Il est un homme de l’ancienne chevalerie et de l’ancienne vertu, constitué dans une espèce de dignité qui ne peut guère être exercée que par un ou deux hommes de son siècle[2].

Cet homme, égal à Pascal en plusieurs choses, et très-supérieur en d’autres, fit présent, en 1776, à quelques-uns de ses amis, d’un recueil nouvellement imprimé de toutes les pensées de ce fameux Pascal.

La plupart de ses monuments de philosophie et de religion, ou avaient été négligés par les rédacteurs pour ne laisser paraitre que certains morceaux choisis, ou avaient été supprimés par la crainte d’irriter la fureur des jésuites : car les jésuites persécutaient alors avec autant de pouvoir que d’acharnement la mémoire de Pascal, et Arnauld fugitif, et les débris de Port-Royal détruit, et les cendres des morts, dont on violait la sépulture.

La persécution religieuse qui souilla malheureusement, et en tant de manières, la fin du beau règne de Louis XIV, fit place au règne des plaisirs sous Philippe d’Orléans, régent du royaume, et recommença sourdement après lui, sous le ministère d’un prêtre longtemps abbé de cour.

Fleury ne fut pas un cardinal tyran, mais c’était un petit génie, entêté des prétentions de la cour de Rome, et assez faible pour croire les jansénistes dangereux.

Ces fanatiques avaient autrefois obtenu une assez grande considération par les Pascal, les Arnauld, les Nicole même, et quelques autres chefs de parti, ou éloquents, ou qui en avaient la réputation.

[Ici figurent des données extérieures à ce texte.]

class PackedTokens:

    def __init__(self, groups, device=None, pack=True, mfma_long=True, window=512, max_positions=None, dedup=False):
        ids_l, pos_l, len_l, bias_l = [], [], [], []
        self.group_index = []
        base = 0
        for ids, mask in groups:
            ids = _np(ids).astype(np.int64)
            mask = _np(mask).astype(bool)
            N, L = ids.shape
            if max_positions is not None and min(L, window) > max_positions:
                raise ValueError("BERT input rows of %d word pieces need %d position embeddings, the checkpoint has %d"
                                 % (L, min(L, window), max_positions))
            keep = mask if pack else np.ones_like(mask)
            if (keep.sum(1) == 0).any():
                raise ValueError("a BERT input row has no attendable token")
            nw = (L + window - 1) // window
            canon = None
            if dedup and nw == 1 and N > 1:
                key = np.ascontiguousarray(np.where(keep, ids, -1))
                _, first, inv = np.unique(key.view(np.dtype((np.void, key.dtype.itemsize * L))).reshape(-1), return_index=True, return_inverse=True)
                canon = first[inv.reshape(-1)]
                if (canon == np.arange(N)).all():
                    canon = None
                else:
                    keep = keep & (canon == np.arange(N))[:, None]
            if nw == 1:
                lens = keep.sum(1).astype(np.int64)
                lens = lens[lens > 0] if canon is not None else lens
            else:
                padded = np.zeros((N, nw * window), dtype=bool)
                padded[:, :L] = keep
                lens = padded.reshape(N, nw, window).sum(2).reshape(-1).astype(np.int64)
                lens = lens[lens > 0]
            flat = keep.reshape(-1)
            idx = np.full(N * L, -1, dtype=np.int64)
            idx[flat] = base + np.arange(int(flat.sum()))
            idx = idx.reshape(N, L)
            self.group_index.append(idx if canon is None else idx[canon])
            ids_l.append(ids.reshape(-1)[flat])
            pos_l.append(np.broadcast_to(np.arange(L) % window, (N, L)).reshape(-1)[flat])
            len_l.append(lens)
            if not pack:
                bias_l.append(np.where(mask.reshape(-1), 0.0, -10000.0).astype(np.float32))
            base += int(flat.sum())
        lens = np.concatenate(len_l)
        T = int(lens.sum())
        Tp = (T + ROW_PAD - 1) // ROW_PAD * ROW_PAD
        cu = np.zeros(len(lens) + 1, dtype=np.int64)
        np.cumsum(lens, out=cu[1:])
        seq_of = np.repeat(np.arange(len(lens)), lens)
        blk, lblk = self._plan_blocks(lens, cu, mfma_long)
        nb, nlb = blk.shape[1], lblk.shape[1]
        host = np.zeros(2 * Tp + 2 * T + 4 * nb + 4 * nlb, dtype=np.int32)
        host[0:T] = np.concatenate(ids_l)
        host[Tp:Tp + T] = np.concatenate(pos_l)
        host[2 * Tp:2 * Tp + T] = cu[seq_of]
        host[2 * Tp + T:2 * Tp + 2 * T] = cu[seq_of + 1]
        host[2 * Tp + 2 * T:2 * Tp + 2 * T + 4 * nb] = blk.reshape(-1)
        host[2 * Tp + 2 * T + 4 * nb:] = lblk.reshape(-1)
        self.T, self.Tp, self.n_blocks, self.n_long_blocks = T, Tp, nb, nlb
        self.n_seq = len(lens)
        self.max_len = int(lens.max())
        self.max_pos = int(host[Tp:Tp + T].max()) + 1 if T else 0
        self.sum_len_sq = float((lens.astype(np.float64) ** 2).sum())
        self.host = host
        self.bias_host = np.concatenate(bias_l) if not pack else None
        self.buf = None
        if device is not None:
            self.bind(device)

    _DEVICE_FIELDS = ("buf", "ids", "pos", "tok_lo", "tok_hi", "blk", "lblk", "key_bias", "c_batch", "_layers", "_event", "_set", "_train_plan",
                      "_emb_sorts", "last_rows")

    def prepare_embedding_sorts(self):
        if getattr(self, "_emb_sorts_host", None) is None:
            from .batch import _sort_ids
            T, Tp = self.T, self.Tp
            sorts = [_sort_ids(ids) for ids in (self.host[0:T], self.host[Tp:Tp + T])]
            self._emb_sorts_host = (np.concatenate([a for srt in sorts for a in srt]).astype(np.int32), [[len(a) for a in srt] for srt in sorts])
        return self._emb_sorts_host

    def train_plan(self, device):
        plan = getattr(self, "_train_plan", None)
        if plan is None or plan["device"] != device:
            T, Tp, nb, nlb = self.T, self.Tp, self.n_blocks, self.n_long_blocks
            o = 2 * Tp + 2 * T
            blk = self.host[o:o + 4 * nb].reshape(4, nb)
            lblk = self.host[o + 4 * nb:o + 4 * nb + 4 * nlb].reshape(4, nlb)
            own = (blk[0] == blk[2]) & (blk[1] == blk[3]) & ((blk[1] - blk[0]) <= 64)
            win = blk[:2, own]
            ch = [tuple(int(v) for v in blk[:, i]) for i in np.nonzero(~own)[0]]
            for i in range(nlb):
                q0, q1, k0, k1 = (int(v) for v in lblk[:, i])
                ch += [(a, min(a + 64, q1), k0, k1) for a in range(q0, q1, 64)]
            ch.sort()
            ok = all(q1 - q0 <= 64 and (q0 - k0) % 64 == 0 and k0 <= q0 < q1 <= k1 for q0, q1, k0, k1 in ch)
            idx = {c[0]: i for i, c in enumerate(ch)}
            ok = ok and all(k0 in idx and (q0 - k0) // 64 == i - idx[k0] for i, (q0, q1, k0, k1) in enumerate(ch))
            arr = np.array([c + (idx.get(c[2], 0),) for c in ch], dtype=np.int32).reshape(-1, 5).T.copy()
            both = torch.from_numpy(np.concatenate([win.reshape(-1), arr.reshape(-1)]).astype(np.int32)).to(device)
            nw, nc = win.shape[1], arr.shape[1]
            plan = {"device": device, "ok": bool(ok), "n_win": nw, "n_chunks": nc,
                    "win": [both[i * nw:(i + 1) * nw] for i in range(2)],
                    "chunks": [both[2 * nw + i * nc:2 * nw + (i + 1) * nc] for i in range(5)]}
            self._train_plan = plan
        return plan

    def embedding_sorts(self, device):
        if getattr(self, "_emb_sorts", None) is None:
            flat, sizes = self.prepare_embedding_sorts()
            dev = torch.from_numpy(flat).to(device, non_blocking=True)
            out, o = [], 0
            for group in sizes:
                views = []
                for n in group:
                    views.append(dev[o:o + n])
                    o += n
                out.append(tuple(views))
            self._emb_sorts = out
        return self._emb_sorts

    def __getstate__(self):
        return {k: v for k, v in self.__dict__.items() if k not in self._DEVICE_FIELDS}

    def __setstate__(self, state):
        self.__dict__.update(state)
        self.buf = None

    def bind(self, device, host_tensor=None):
        T, Tp, nb, nlb = self.T, self.Tp, self.n_blocks, self.n_long_blocks
        dev = (host_tensor if host_tensor is not None else torch.from_numpy(self.host)).to(device, non_blocking=True)
        self.buf = dev
        o = 0
        self.ids = dev[o:o + Tp]; o += Tp
        self.pos = dev[o:o + Tp]; o += Tp
        self.tok_lo = dev[o:o + T]; o += T
        self.tok_hi = dev[o:o + T]; o += T
        self.blk = [dev[o + i * nb:o + (i + 1) * nb] for i in range(4)]
        o += 4 * nb
        self.lblk = [dev[o + i * nlb:o + (i + 1) * nlb] for i in range(4)]
        self.key_bias = None
        if self.bias_host is not None:
            self.key_bias = torch.from_numpy(self.bias_host).to(device)
        b = hip.BertBatchC()
        b.n_tokens, b.n_rows, b.n_blocks = T, Tp, nb
        b.ids, b.pos_ids = self.ids.data_ptr(), self.pos.data_ptr()
        b.blk_q0, b.blk_q1, b.blk_k0, b.blk_k1 = [t.data_ptr() for t in self.blk]
        b.tok_lo, b.tok_hi = self.tok_lo.data_ptr(), self.tok_hi.data_ptr()
        b.key_bias = self.key_bias.data_ptr() if self.key_bias is not None else None
        b.n_long_blocks = nlb
        b.lblk_q0, b.lblk_q1, b.lblk_k0, b.lblk_k1 = [t.data_ptr() if nlb else None for t in self.lblk]
        b.n_last_rows, b.last_rows = 0, None
        self.c_batch = b
        return self

    def set_last_rows(self, rows_dev):
        self.last_rows = rows_dev
        self.c_batch.n_last_rows = int(rows_dev.numel())
        self.c_batch.last_rows = rows_dev.data_ptr()

    @staticmethod
    def _plan_blocks(lens, cu, mfma_long=True):
        S = len(lens)
        short, long_ = [], []
        s = 0
        while s < S:
            if lens[s] > 64:
                tgt, step = (long_, LONG_BLOCK) if mfma_long else (short, 64)
                for q0 in range(int(cu[s]), int(cu[s + 1]), step):
                    tgt.append((q0, min(q0 + step, int(cu[s + 1])), int(cu[s]), int(cu[s + 1])))
                s += 1
                continue
            e = int(np.searchsorted(cu, cu[s] + 64, side="right")) - 1
            while e > s + 1 and (lens[s:e] > 64).any():
                e -= 1
            e = max(e, s + 1)
            short.append((int(cu[s]), int(cu[e]), int(cu[s]), int(cu[e])))
            s = e
        def arr(x):
            return np.array(x, dtype=np.int32).reshape(-1, 4).T.copy()
        return arr(short), arr(long_)


class _Buffers:

    def __init__(self):
        self.layers = None
        self.ws = None
        self.stats = None

    def get(self, w, Tp):
        lib = hip.kernels()
        es = 4 if w.dtype == hip.DT_F32 else 2
        need_l = w.n_layers * Tp * w.hidden * es
        if self.layers is None or self.layers.numel() < need_l or self.layers.device != w.device:
            self.layers = torch.zeros(need_l, dtype=torch.uint8, device=w.device)
        fold = getattr(w, "ln_fold", False)
        need_w = int((lib.ruart_bert_workspace_bytes_folded if fold else lib.ruart_bert_workspace_bytes)(ctypes.byref(w.c_model), Tp))
        if self.ws is None or self.ws.numel() < need_w or self.ws.device != w.device:
            self.ws = torch.zeros(need_w, dtype=torch.uint8, device=w.device)
        if fold:
            need_s = w.n_layers * Tp * 2
            if self.stats is None or self.stats.numel() < need_s or self.stats.device != w.device:
                self.stats = torch.zeros(need_s, dtype=torch.float32, device=w.device)
        return self.layers[:need_l].view(w.tdtype).view(w.n_layers, Tp, w.hidden), self.ws, need_w

    def stats_for(self, w, Tp):
        return self.stats[:w.n_layers * Tp * 2].view(w.n_layers, Tp, 2)


_buffers = _Buffers()


def bert_encode(weights, packed, buffers=None):
    lib = hip.kernels()
    if getattr(packed, "max_pos", 0) > weights.cfg["max_position_embeddings"]:
        raise ValueError("the packed stream addresses %d position embeddings, the checkpoint has %d"
                         % (packed.max_pos, weights.cfg["max_position_embeddings"]))
    buffers = buffers or _buffers
    layers, ws, ws_bytes = buffers.get(weights, packed.Tp)
    if getattr(weights, "ln_fold", False):
        stats = buffers.stats_for(weights, packed.Tp)
        lib.ruart_bert_forward_folded(ctypes.byref(weights.c_model), ctypes.byref(packed.c_batch), layers, stats, ws, ws_bytes, hip.stream_ptr())
        layers._ln = (stats, weights.ln2_g_all, weights.ln2_b_all)
        return layers
    lib.ruart_bert_forward(ctypes.byref(weights.c_model), ctypes.byref(packed.c_batch), layers, ws, ws_bytes, hip.stream_ptr())
    return layers


def layer_outputs(layers, n_last=None):
    ln = getattr(layers, "_ln", None)
    if ln is None:
        return layers
    stats, g, b = ln
    return (layers - stats[:, :, 0:1]) * stats[:, :, 1:2] * g[:, None, :] + b[:, None, :]


from .ops import _ABL_SKIP


class _PoolMix(torch.autograd.Function):

    @staticmethod
    def forward(ctx, layer_w, layers, span_start, span_len, dst_row, n_rows, dtype_code, span_start_last=None, ln_stats=None, ln_g=None,
                ln_b=None):
        lib = hip.kernels()
        NL, Tp, H = layers.shape
        W = span_start.numel()
        out = torch.zeros(n_rows, H, dtype=torch.float32, device=layers.device)
        lw = layer_w.detach().to(torch.float32).contiguous()
        if W > 0 and "pool" not in _ABL_SKIP:
            if ln_stats is not None:
                lib.ruart_bert_pool_mix_ln(layers, Tp * H, H, NL, ln_stats, Tp, ln_g, ln_b, span_start, span_start_last, span_len, dst_row, lw,
                                           out, H, W, H, hip.stream_ptr())
            else:
                lib.ruart_bert_pool_mix(layers, Tp * H, H, dtype_code, NL, span_start, span_start_last, span_len, dst_row, lw, out, H, W, H,
                                        hip.stream_ptr())
        ctx.save_for_backward(layers, span_start, span_len, dst_row, span_start_last, ln_stats, ln_g, ln_b)
        ctx.dtype_code = dtype_code
        return out

    @staticmethod
    def backward(ctx, grad_out):
        lib = hip.kernels()
        layers, span_start, span_len, dst_row, span_start_last, ln_stats, ln_g, ln_b = ctx.saved_tensors
        NL, Tp, H = layers.shape
        W = span_start.numel()
        g = torch.zeros(NL, dtype=torch.float32, device=layers.device)
        if W > 0 and "pool" not in _ABL_SKIP:
            grad_out = grad_out.contiguous()
            partial = torch.empty(W * NL, dtype=torch.float32, device=layers.device)
            if ln_stats is not None:
                lib.ruart_bert_pool_mix_ln_bwd(layers, Tp * H, H, NL, ln_stats, Tp, ln_g, ln_b, span_start, span_start_last, span_len, dst_row,
                                               grad_out, H, partial, g, W, H, hip.stream_ptr())
            else:
                lib.ruart_bert_pool_mix_bwd(layers, Tp * H, H, ctx.dtype_code, NL, span_start, span_start_last, span_len, dst_row, grad_out, H,
                                            partial, g, W, H, hip.stream_ptr())
        return g, None, None, None, None, None, None, None, None, None, None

Mais des convulsionnaires des rues ayant succédé aux Pères de cette Église, le jansénisme tomba avec eux dans la fange. Les jésuites insultèrent à leurs ennemis vaincus. Je me souviens que le jésuite Buffier, qui venait quelquefois chez le dernier président de Maisons, mort trop jeune, y ayant rencontré un des plus rudes jansénistes, lui dit : Et ego in interitu vestro ridebo vos, et subsannabo. Le jeune Maisons, qui étudiait alors Térence, lui demanda si ce passage était des Adelphes ou de l’Eunuque. « Non, dit Buffier.

  1. Il est de Voltaire.
  2. Condorcet. Voltaire veut dire que Condorcet était secrétaire perpétuel de l’Académie des sciences.